IBO and ASA apparently haven't done it yet, but perhaps the time has come for them to implement something along those lines, because overbowed shooters incorrectly and unsafely drawing their bows is a HUGE safety concern for those orgs, too. Of course, here comes the "well, nobody has been hit, injured, maimed, or whatever (yet), so we have a pristine record."

How about WHEN the fluorescent or sodium vapor lights are shot out at an indoor event...and by law, the area is to be completely vacated for a minimum of 30 minutes while the person to clean it up, wearing full personal protective equiment (ppe) cleans up the mess. By Law, this is the way it is supposed to happen whenever a fluorescent or sodium vapor bulb is shattered in a public building or business, manufacturing facility!!!

I've seen many a bulb shot out by sky drawers indoors and cringe when it happens...and I've yet to see the area vacated. I get out of dodge for awhile, but it isn't up to ME to enforce the law. I also get off the line when somebody is not in control of their equipment while drawing the bow. 
I've said things to the people about safely drawing their bows and how to correct the problem many times. Often times, they are cooperative and will correct it. Other times, I get hollared at or even threatened over it. So, in those cases, I just protect my own safety and get off the line all together. Stupid is as stupid does...and I won't put myself in peril one way or the other.
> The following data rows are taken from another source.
# OlegArenz/gmmvi

Measured on AMD Instinct MI355X. Metric: samples_components_per_sec, higher is better.
Workload: dtype f32; 1 GPU; ns: stm target D=20, K=100 components (100/GPU), 100 samples/component, N=10000 samples/iter, SAMTRON (Stein, fixed K, reuse ratio 0, KL trust regions, improvement-based stepsizes); K=100, D=20, N=10000, parallelism=component-shard x1

## Files before the change

### gmmvi_amd/_lib.py

```python
import ctypes as C
import os

_HERE = os.path.dirname(os.path.abspath(__file__))
LIB_PATH = os.environ.get("GMMVI_HIP_LIB", os.path.join(_HERE, "libgmmvi_hip.so"))

GAUSS, STUDENT_T = 0, 1
SELF_NORMALIZED, OWN_SAMPLES_ONLY, EXPLICIT_ESTIMATE = 1, 2, 4
MAX_DIM = 64
MORE_REGISTER_MAX_DIM = 21
MORE_BLOCKED_MIN_DIM, MORE_BLOCKED_MAX_DIM = 64, 128
MAX_DIM_BLOCKED = 512
MAX_DIM_DIAG = 131072
BLOCKED_ABOVE_DEFAULT = 50


_blocked_above = None


def _atoi(text):
    import re
    m = re.match(r"\s*([+-]?\d+)", text)
    return int(m.group(1)) if m else 0


# ... 34 lines not shown
    "gmmvi_gather_rows": (_i, [_p, _p, _p, _i, _i, _p]),
    "gmmvi_exp_f32": (_i, [_p, _p, _p, _sz]),
    "gmmvi_logaddexp_f32": (_i, [_p, _p, _p, _f, _p, _f, _sz]),
    "gmmvi_segment_lse_f32": (_i, [_p, _i, _p, _p, _p, _i, _p, _sz, _i]),
    "gmmvi_copy_2d_f32": (_i, [_p, _p, _sz, _p, _sz, _i, _i]),
    "gmmvi_copy_batch": (_i, [_p, _i, C.POINTER(_p), C.POINTER(_p), C.POINTER(_sz)]),
    "gmmvi_normalize_logw": (_i, [_p, _p, _i, _p]),
    "gmmvi_add_heuristic_argmax": (_i, [_p, _p, _p, _i, C.c_double, _p]),
    "gmmvi_unpack_gathered": (_i, [_p, _p, _i, _sz, _i, C.POINTER(_sz), C.POINTER(_p)]),
    "gmmvi_fill_strided_f32": (_i, [_p, _p, _sz, _sz, _f]),
    "gmmvi_remove_column_f32": (_i, [_p, _p, _i, _sz, _i, _i]),
    "gmmvi_add_scalar_i32": (_i, [_p, _p, _p, C.c_int32, _sz]),
    "gmmvi_event_create": (_i, [_p, C.POINTER(_p)]),
    "gmmvi_event_destroy": (_i, [_p, _p]),
    "gmmvi_event_record": (_i, [_p, _p]),
    "gmmvi_event_synchronize": (_i, [_p, _p]),
    "gmmvi_host_alloc": (_i, [_p, _sz, C.POINTER(_p)]),
    "gmmvi_vmm_reserve": (_i, [_p, _sz, C.POINTER(_p), C.POINTER(_sz)]),
    "gmmvi_vmm_grow": (_i, [_p, _p, _sz, _sz, _sz]),
    "gmmvi_vmm_release": (_i, [_p, _p, _sz, _sz, _sz]),
    "gmmvi_host_free": (_i, [_p, _p]),
    "gmmvi_download_async": (_i, [_p, _p, _p, _sz]),
    "gmmvi_event_elapsed_ms": (_i, [_p, _p, _p, C.POINTER(_f)]),
    "gmmvi_profile_enable": (_i, [_p, _i]),
    "gmmvi_profile_report": (_i, [_p, C.c_char_p, _sz]),
    "gmmvi_packed_stride": (_sz, [_i]),
    "gmmvi_pack_components": (_i, [_p, _i, _f, _i, _i, _p, _p, _p, _p]),
    "gmmvi_cholesky": (_i, [_p, _i, _i, _p, _p, _p]),
    "gmmvi_mixture_eval": (_i, [_p, _i, _f, _i, _i, _p, _p, _p, _i, _p, _p, _p]),
    "gmmvi_mixture_eval_dual": (_i, [_p, _i, _f, _i, _i, _p, _p, _p, _p, _i, _p, _p, _p, _p]),
    "gmmvi_target_planar": (_i, [_p, _i, _p, _i, _p, _f, _p, _i, _p, _p]),
    "gmmvi_target_logreg": (_i, [_p, _i, _i, _p, _f, _f, _p, _i, _p, _p]),
    "gmmvi_target_logreg_mb": (_i, [_p, _i, _i, _p, _i, _i, _u64, _u32, _f, _f, _p, _i, _p, _p]),
    "gmmvi_target_bnn": (_i, [_p, _i, _i, _i, _i, _p, _p, _u64, _u32, _i, _f, _f, _p, _i, _p, _p]),
    "gmmvi_bnn_predict": (_i, [_p, _i, _i, _i, _p, _i, _p, _i, _p]),
    "gmmvi_target_talos": (_i, [_p, _p, _p, _p, _i, _p, _p]),
    "gmmvi_talos_fk": (_i, [_p, _p, _p, _i, _p, _p]),
    "gmmvi_sample_components": (_i, [_p, _i, _i, _p, _p, _p, _i, _u64, _u64, _i, _p, _p, _p]),
    "gmmvi_philox_normals": (_i, [_p, _u64, _u64, _i, _i, _i, _p]),
    "gmmvi_philox_uniforms": (_i, [_p, _u64, _u64, _i, _i, _p]),
    "gmmvi_stein": (_i, [_p, _i, _i, _p, _p, _i, _p, _p, _p, _p, _p, _i, _i, _p, _p]),
    "gmmvi_more": (_i, [_p, _i, _i, _p, _p, _p, _i, _p, _p, _p, _p, _p, _i, _i, _p, _p, _p]),
    "gmmvi_more_blocked": (_i, [_p, _i, _i, _p, _p, _p, _i, _p, _p, _p, _p, _p, _i, _i, _p, _p, _p]),
    "gmmvi_update_components_kl": (_i, [_p, _i, _i, _p, _p, _p, _p, _p, _f, _f, _p, _p, _p, _p, _p, _p, _p]),
    "gmmvi_update_components_kl_reference": (_i, [_p, _i, _i, _p, _p, _p, _p, _p, _f, _f, _p, _p, _p, _p, _p, _p]),
    "gmmvi_update_components_direct": (_i, [_p, _i, _i, _p, _p, _p, _p, _p, _f, _p, _p, _p]),
    "gmmvi_update_components_iblr": (_i, [_p, _i, _i, _p, _p, _p, _p, _p, _f, _p, _p, _p]),
    "gmmvi_expected_log_ratios": (_i, [_p, _i, _i, _p, _p, _p, _p, _f, _p, _i, _p, _p, _p]),
    "gmmvi_update_weights_kl": (_i, [_p, _i, _p, _p, _p, _f, _p]),
    "gmmvi_update_weights_direct": (_i, [_p, _i, _p, _p, _p, _f]),
    "gmmvi_component_stepsize_improvement": (_i, [_p, _i, _p, _p, _p, _f, _f, _f, _f]),
    "gmmvi_weight_stepsize_improvement": (_i, [_p, _i, _p, _p, _p, _f, _f, _f, _f]),
    "gmmvi_train_iter_samtron": (_i, [_p, _p]),
    "gmmvi_sharded_scratch_floats": (_sz, [_i, _i, _i]),
    "gmmvi_train_iter_sharded_phase": (_i, [_p, _p, _i]),
    "gmmvi_comm_unique_id": (_i, [C.c_char_p]),
    "gmmvi_comm_init": (_i, [_p, C.c_char_p, _i, _i]),
    "gmmvi_comm_destroy": (_i, [_p]),
    "gmmvi_allgather_f32": (_i, [_p, _p, _p, _sz]),
    "gmmvi_allreduce_f32": (_i, [_p, _p, _sz, _i]),
    "gmmvi_combine_partials": (_i, [_p, _i, _i, _i, _p, _p, _p, _p]),
    "gmmvi_diag_packed_stride": (_sz, [_i]),
    "gmmvi_diag_pack": (_i, [_p, _i, _i, _p, _p, _p]),
    "gmmvi_diag_mixture_eval": (_i, [_p, _i, _i, _p, _p, _p, _p, _i, _p, _p, _p, _p]),
    "gmmvi_diag_sample": (_i, [_p, _i, _i, _p, _p, _p, _i, _u64, _u64, _i, _p, _p, _p]),
    "gmmvi_diag_stein": (_i, [_p, _i, _i, _p, _p, _i, _p, _p, _p, _p, _p, _i, _i, _p, _p]),
    "gmmvi_diag_embed": (_i, [_p, _i, _i, _p, _p]),
    "gmmvi_diag_extract": (_i, [_p, _i, _i, _p, _p]),
    "gmmvi_reciprocal_f32": (_i, [_p, _p, _sz, _p]),
    "gmmvi_update_components_diag_kl": (_i, [_p, _i, _i, _p, _p, _p, _p, _p, _f, _f, _p, _p, _p, _p, _p, _p]),
    "gmmvi_update_components_diag_iblr": (_i, [_p, _i, _i, _p, _p, _p, _p, _p, _f, _p, _p, _p]),
    "gmmvi_mmd_scratch_doubles": (_sz, [_i, _i]),
    "gmmvi_mmd_pair_sum": (_i, [_p, _p, _i, _p, _i, _i, _p, _p, _p]),
}

EXPORTED_SYMBOLS = tuple(_PROTOS.keys())


def load():
    global _lib
    if _lib is not None:
        return _lib
    if not os.path.exists(LIB_PATH):
        raise GmmviError(
            f"{LIB_PATH} not found: build it with `make -C gmmvi_amd/csrc` (or __graft_entry__.build()). "
            "There is no CPU fallback for the gmmvi hot path.")
    lib = C.CDLL(LIB_PATH, mode=C.RTLD_GLOBAL)
    for name, (res, args) in _PROTOS.items():
        fn = getattr(lib, name)
        fn.restype = res
        fn.argtypes = args
    _lib = lib
    return lib


def device_count():
    return int(load().gmmvi_device_count())
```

It is ridiculous to have to be subjected to abuse when trying to ensure safety....but it is happening way more the past few years than in all of my over 50 years in the game...and getting worse instead of better.


----------



## rsw

Typical of many NFAA rules, grammatical interpretation tends to confuse rather than clarify the rule. Maybe my mind works to simply, but I would have worded it something like the arrow must be pointed directly toward the target while the archer draws the bow. That wouldn't leave a whole lot of room for misinterpretation. It is too bad that we can't have a committee of educated, grammatically proficient personnel edit/rewrite the entire NFAA rulebook to eliminate confusion for both the archer and the officials.


----------



## nock tune

nock tune said:


> So your standing at a target 65yards away and its 15 degress down hill. you draw your bow as per the rule ,level and all that and your release goes off sending your arrow to who knows were, is that less dangerous than "sky drawing" ?


So is it? The next thing the want to change is guess what!


----------



## field14

rsw said:


> Typical of many NFAA rules, grammatical interpretation tends to confuse rather than clarify the rule. Maybe my mind works to simply, but I would have worded it something like the arrow must be pointed directly toward the target while the archer draws the bow. That wouldn't leave a whole lot of room for misinterpretation. It is too bad that we can't have a committee of educated, grammatically proficient personnel edit/rewrite the entire NFAA rulebook to eliminate confusion for both the archer and the officials.


Roger,
I recall that a few years back, a member of AT offered to re-write the rules in a manner to keep the intent of those rules but make them less ambiguous. That never came to fruition...but I also recall that one of the old guard was not pleased because, "READ the rules, they are written perfectly clear for anyone that reads them to understand....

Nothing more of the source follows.